With Anthropic Claude (beta)

Claude's web search is a separate tool:

const result = streamText({
  model: "anthropic/claude-opus-4.6",
  prompt: "What new AI papers were published this week?",
  providerOptions: {
    anthropic: {
      tools: [
        { type: "web_search_20250305", name: "web_search", max_uses: 3 },
      ],
    },
  },
})

max_uses caps how many search calls Claude can make per prompt — defends against runaway exploration.

With Google Gemini (grounding)

Gemini's "grounding" is opt-in:

const result = streamText({
  model: "google/gemini-2.5-pro",
  prompt: "What's the population of Tokyo today?",
  providerOptions: {
    google: { useSearchGrounding: true },
  },
})

The response carries grounding chunks in providerMetadata.google.groundingMetadata.

With OpenAI (tool-use pattern)

OpenAI doesn't have native web search yet — use a tool with a search API of your choice:

import { tool } from "ai"
import { z } from "zod"

streamText({
  model: "openai/gpt-5.4",
  prompt: "What's the latest in quantum computing?",
  tools: {
    webSearch: tool({
      description: "Search the web and return top 5 results",
      parameters: z.object({ query: z.string() }),
      execute: async ({ query }) => {
        const res = await fetch(`https://api.tavily.com/search?q=${encodeURIComponent(query)}`, {
          headers: { Authorization: `Bearer ${process.env.TAVILY_KEY}` },
        })
        return await res.json()
      },
    }),
  },
  maxSteps: 3,
})

This pattern works with any model that supports tools — bring your own search API (Tavily, Exa, Brave, SerpAPI, etc.).

Citations

Models that ground in web results return citations in their providerMetadata:

const meta = await result.providerMetadata

// Perplexity:
meta?.perplexity?.citations
// [{ url, title, snippet }, ...]

// Claude web_search tool:
meta?.anthropic?.toolUses
// [{ type: "web_search", input: { query }, results: [...] }, ...]

// Gemini grounding:
meta?.google?.groundingMetadata?.groundingChunks
// [{ web: { uri, title } }, ...]

For citation-rich UX, render the citations alongside the answer with hover/click-through to the source URL.

Pricing

Web search is billed per search query, not per token.

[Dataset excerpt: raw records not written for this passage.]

__device__ __forceinline__ void bm_sincos_turns(double u, double& sn, double& cs) {
    const double q = __builtin_rint(4.0 * u);
    const double f = fma(q, -0.25, u);
    const double x = f * 6.28318530717958647692;
    const double z = x * x;
    const double v = z * x;
    const double rs = fma(z, fma(z, fma(z, fma(z, 1.58969099521155010221e-10, -2.50507602534068634195e-08), 2.75573137070700676789e-06),
                                 -1.98412698298579493134e-04), 8.33333333332248946124e-03);
    const double sx = fma(v, fma(z, rs, -1.66666666666666324348e-01), x);
    const double rc = z * fma(z, fma(z, fma(z, fma(z, fma(z, -1.13596475577881948265e-11, 2.08757232129817482790e-09),
                                                -2.75573143513906633035e-07), 2.48015872894767294178e-05),
                                 -1.38888888888741095749e-03), 4.16666666666666019037e-02);
    const double hz = 0.5 * z;
    const double wv = 1.0 - hz;
    const double cx = wv + fma(z, rc, (1.0 - wv) - hz);
    const int qi = (int)q;
    const bool swap = qi & 1;
    const double s0 = swap ? cx : sx, c0 = swap ? sx : cx;
    sn = (qi & 2) ? -s0 : s0;
    cs = ((qi + 1) & 2) ? -c0 : c0;
}

__device__ __forceinline__ void box_muller(double u1, double u2, double& z0, double& z1) {
#ifdef ASMC_NOISE_LIBM
    const double r = sqrt(-2.0 * log(u1));
    double s, c;
    sincospi(2.0 * u2, &s, &c);
#else
    const double r = bm_sqrt(-2.0 * bm_log_unit(u1));
    double s, c;
    bm_sincos_turns(u2, s, c);
#endif
    z0 = r * c;
    z1 = r * s;
}

typedef double bm_d2 __attribute__((ext_vector_type(2)));
void asmc_bm_table_host(double* tab);

template <int THREADS>
__device__ __forceinline__ void bm_tab_stage(bm_d2* __restrict__ s, const double* __restrict__ g) {
    for (int e = threadIdx.x; e < BM_TAB_N; e += THREADS) s[e] = reinterpret_cast<const bm_d2*>(g)[e];
}
__device__ __forceinline__ void bm_tab_stage_rt(bm_d2* __restrict__ s, const double* __restrict__ g) {
    for (int e = threadIdx.x; e < BM_TAB_N; e += (int)blockDim.x) s[e] = reinterpret_cast<const bm_d2*>(g)[e];
}
__device__ __forceinline__ bm_d2* bm_lds() {
    __shared__ bm_d2 s_bm[BM_TAB_N];
    return s_bm;
}

struct BmPair {
    double m, sx, cm1;
    int e;
};
__device__ __forceinline__ void bm_pair_idx(uint32_t wr, uint32_t wa, BmPair& t, uint32_t& i_sc, uint32_t& i_lg) {
    i_sc = wa >> 24;
    const double X = (double)wr + 0.5;
    t.m = __builtin_amdgcn_frexp_mant(X);
    t.e = __builtin_amdgcn_frexp_exp(X);
    const uint32_t mh = (uint32_t)((unsigned long long)__double_as_longlong(t.m) >> 32);
    i_lg = BM_SC_N + ((mh >> 13) & (BM_LG_N - 1));
    const double x = fma((double)((int)(wa & 0xFFFFFFu) - (1 << 23)), 1.4629180792671596e-09, 7.314590396335798e-10);
    const double z = x * x;
    const double ps = fma(z, fma(z, -1.9841269841269841e-04, 8.3333333333333332e-03), -1.6666666666666666e-01);
    t.sx = fma(x * z, ps, x);
    t.cm1 = z * fma(z, fma(z, -1.3888888888888889e-03, 4.1666666666666664e-02), -0.5);
}
__device__ __forceinline__ void bm_pair_fin(const BmPair& t, const bm_d2 sc, const bm_d2 lg, double& z0, double& z1) {
    const double sn = sc.x + fma(sc.y, t.sx, sc.x * t.cm1);
    const double cs = sc.y + fma(-sc.x, t.sx, sc.y * t.cm1);
    const double r = fma(t.m, lg.x, -1.0);
    double p = fma(r, 3.3333333333333331e-01, -4.0000000000000002e-01);
    p = fma(r, p, 0.5);
    p = fma(r, p, -6.6666666666666663e-01);
    p = fma(r, p, 1.0);
    p = fma(r, p, -2.0);
    const double a = fma((double)(32 - t.e), 1.3862943611198906, lg.y) + r * p;
    const double y = __builtin_amdgcn_rsq(a);
    double g = a * y, h = 0.5 * y;
    const double rr = fma(-h, g, 0.5);
    g = fma(g, rr, g);
    h = fma(h, rr, h);
    const double rad = fma(fma(-g, g, a), h, g);
    z0 = rad * cs;
    z1 = rad * sn;
}
__device__ __forceinline__ void bm_pair32(uint32_t wr, uint32_t wa, const bm_d2* __restrict__ tab, double& z0, double& z1) {
    BmPair t;
    uint32_t i_sc, i_lg;
    bm_pair_idx(wr, wa, t, i_sc, i_lg);
    bm_pair_fin(t, tab[i_sc], tab[i_lg], z0, z1);
}

__device__ __forceinline__ void normal_quad(unsigned long long seed, unsigned long long gid, uint32_t step, uint32_t q,
                                            const bm_d2* __restrict__ tab, double& z0, double& z1, double& z2, double& z3) {
    uint32_t w[4];
    philox4x32_10((uint32_t)gid, (uint32_t)(gid >> 32), step, q | 0x20000000u, (uint32_t)seed, (uint32_t)(seed >> 32), w);
    BmPair ta, tb;
    uint32_t ia_sc, ia_lg, ib_sc, ib_lg;
    bm_pair_idx(w[0], w[1], ta, ia_sc, ia_lg);
    bm_pair_idx(w[2], w[3], tb, ib_sc, ib_lg);
    const bm_d2 sca = tab[ia_sc], lga = tab[ia_lg], scb = tab[ib_sc], lgb = tab[ib_lg];
    bm_pair_fin(ta, sca, lga, z0, z1);
    bm_pair_fin(tb, scb, lgb, z2, z3);
}
__device__ __forceinline__ void normal_pair(unsigned long long seed, unsigned long long gid, uint32_t step, uint32_t pr,
                                            const bm_d2* __restrict__ tab, double& z0, double& z1) {
    uint32_t w[4];
    philox4x32_10((uint32_t)gid, (uint32_t)(gid >> 32), step, (pr >> 1) | 0x20000000u, (uint32_t)seed, (uint32_t)(seed >> 32), w);
    const bool second = pr & 1u;
    bm_pair32(second ? w[2] : w[0], second ? w[3] : w[1], tab, z0, z1);
}

__device__ __forceinline__ void normal_quad_f32_raw(unsigned long long seed, unsigned long long gid, uint32_t step,
                                                    uint32_t slot, float& f0, float& f1, float& f2, float& f3) {
    uint32_t w[4];
    philox4x32_10((uint32_t)gid, (uint32_t)(gid >> 32), step, slot | 0x40000000u, (uint32_t)seed,
                  (uint32_t)(seed >> 32), w);
    const float k = 2.3283064365386963e-10f;
    const float u0 = fmaf((float)w[0], k, 1.1641532182693481e-10f);
    const float u1 = fmaf((float)w[2], k, 1.1641532182693481e-10f);
    const float t0 = (float)w[1] * k, t1 = (float)w[3] * k;
    const float r0 = __builtin_amdgcn_sqrtf(-1.3862943611198906f * __builtin_amdgcn_logf(u0));
    const float r1 = __builtin_amdgcn_sqrtf(-1.3862943611198906f * __builtin_amdgcn_logf(u1));
    f0 = r0 * __builtin_amdgcn_cosf(t0);
    f1 = r0 * __builtin_amdgcn_sinf(t0);
    f2 = r1 * __builtin_amdgcn_cosf(t1);
    f3 = r1 * __builtin_amdgcn_sinf(t1);
}

__device__ __forceinline__ void normal_quad_f32(unsigned long long seed, unsigned long long gid, uint32_t step,
                                                uint32_t slot, double& z0, double& z1, double& z2, double& z3) {
    float f0, f1, f2, f3;
    normal_quad_f32_raw(seed, gid, step, slot, f0, f1, f2, f3);
    z0 = (double)f0;
    z1 = (double)f1;
    z2 = (double)f2;
    z3 = (double)f3;
}

__device__ __forceinline__ double accept_uniform(unsigned long long seed, unsigned long long gid,
                                                 uint32_t step) {
    uint32_t w[4];
    philox4x32_10((uint32_t)gid, (uint32_t)(gid >> 32), step, 0xFFFFFFFFu, (uint32_t)seed,
                  (uint32_t)(seed >> 32), w);
    return u01_from_words(w[0], w[1]);
}

template <bool F32 = false>
__device__ __forceinline__ double gamma_unit(double shape, unsigned long long seed, unsigned long long gid,
                                             uint32_t step, const bm_d2* __restrict__ tab) {
    const double dd = shape - 1.0 / 3.0, c = 1.0 / sqrt(9.0 * dd);
#pragma unroll
    for (uint32_t a = 0; a < 8; a++) {
        double z0;
        uint32_t w[4];
        philox4x32_10((uint32_t)gid, (uint32_t)(gid >> 32), step, (F32 ? 0xC0000000u : 0x80000000u) | a, (uint32_t)seed, (uint32_t)(seed >> 32), w);
        if (F32) {
            const float k = 2.3283064365386963e-10f;
            const float u0 = fmaf((float)w[0], k, 1.1641532182693481e-10f);
            const float r0 = __builtin_amdgcn_sqrtf(-1.3862943611198906f * __builtin_amdgcn_logf(u0));
            z0 = (double)(r0 * __builtin_amdgcn_cosf((float)w[1] * k));
        } else {
            double z1;
            bm_pair32(w[0], w[1], tab, z0, z1);
        }
        const double u = u01_from_words(w[2], w[3]);
        double v = 1.0 + c * z0;
        if (v <= 0.0) continue;
        v = v * v * v;
        if (log(u) < 0.5 * z0 * z0 + dd - dd * v + dd * log(v)) return dd * v;
    }
    return dd;
}
template <bool TP = true>
__device__ __forceinline__ double tpcn_scale(double rho, double nu, double q0, const double* __restrict__ gam, int64_t i) {
    if (!TP || gam == nullptr) return rho;
    return rho * sqrt((nu + q0) / (2.0 * gam[i]));
}
template <bool TP>
__device__ __forceinline__ double tpcn_scale_ct(double rho, double nu, double q0, const double* __restrict__ gam, int64_t i) {
    if (!TP) return rho;
    return rho * sqrt((nu + q0) / (2.0 * gam[i]));
}
__device__ __forceinline__ double log1p_nonneg(double x) {
    const double u = 1.0 + x;
    const double r = bm_log_unit(u);
    return u < INFINITY ? r : u;
}
template <bool TP>
__device__ __forceinline__ double ref_corr_ct(double q, double nu, int d) {
    if (!TP) return 0.5 * q;
    return 0.5 * ((double)d + nu) * log1p_nonneg(q / nu);
}

template <bool TP = true>
__device__ __forceinline__ double ref_corr(double q, double nu, int d) {
    if (!TP) return 0.5 * q;
    return nu > 0.0 ? 0.5 * ((double)d + nu) * log1p_nonneg(q / nu) : 0.5 * q;
}

struct MixDev {
    int C;
    const double* logw;
    const double* mu;
    const double* prec;
};

static inline MixDev to_dev(const asmc_mixture& m) {
    MixDev r;
    r.C = m.n_components;
    r.logw = m.logw_dev;
    r.mu = m.mu_dev;
    r.prec = m.prec_dev;
    return r;
}


__device__ __forceinline__ double log_p_t_guard(double r) { return (r < INFINITY) ? r : -INFINITY; }
__device__ __forceinline__ double log_p_t(double ll, double lp, double lq, double beta) {
    return log_p_t_guard((1.0 - beta) * lq + beta * (ll + lp));
}


struct PcnDev {
    int d;
    double beta;
    const double* mu;
    const double* L;
    const double* Linv;
    MixDev ll, lp, lq;
    unsigned long long seed, gid0;
    int noise;
    double nu;
    const double* gam;
    void* ys;
    long long n_pad;
    const double* bmtab;
    unsigned char* tile_par;
    int d_noise;
    int dpad;
    int mode;
};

Browse /models for live rates. Typical:

  • Perplexity Sonar — built into the per-token rate; no separate query fee
  • Anthropic web search beta — ~$10 per 1,000 queries
  • Google grounding — ~$35 per 1,000 grounded responses
  • xAI Grok — auto-included; small surcharge for heavy search usage

Caveats

  • Stale-by-a-day. Even "live" web search isn't real-time — the underlying search index typically lags by hours. For minute-by-minute data (stock prices, sports scores), use a dedicated API tool.
  • Hallucinated citations. Models sometimes fabricate URLs or misattribute quotes. Always render citations as links and let the user click through.
  • Geographic bias. Search results lean toward English / US sources unless you specify a region. Pass country / lang hints in your tool call when relevant.
  • Rate limits. Web search has separate quotas per provider — heavy use can throttle independent of token rate limits.
  • Privacy. Your prompt is sent to the upstream search engine. If your prompt contains PII, redact before searching.
  • Factual questions older than the training cutoff — the model already knows. Adding search wastes tokens and adds latency.
  • Reasoning-heavy questions — grounding doesn't help with "explain why" or "design a system." Use a reasoning model instead.
  • Internal data — RAG over your own corpus (see Embeddings) is faster, cheaper, and more accurate than asking a model to "search the web for our company docs."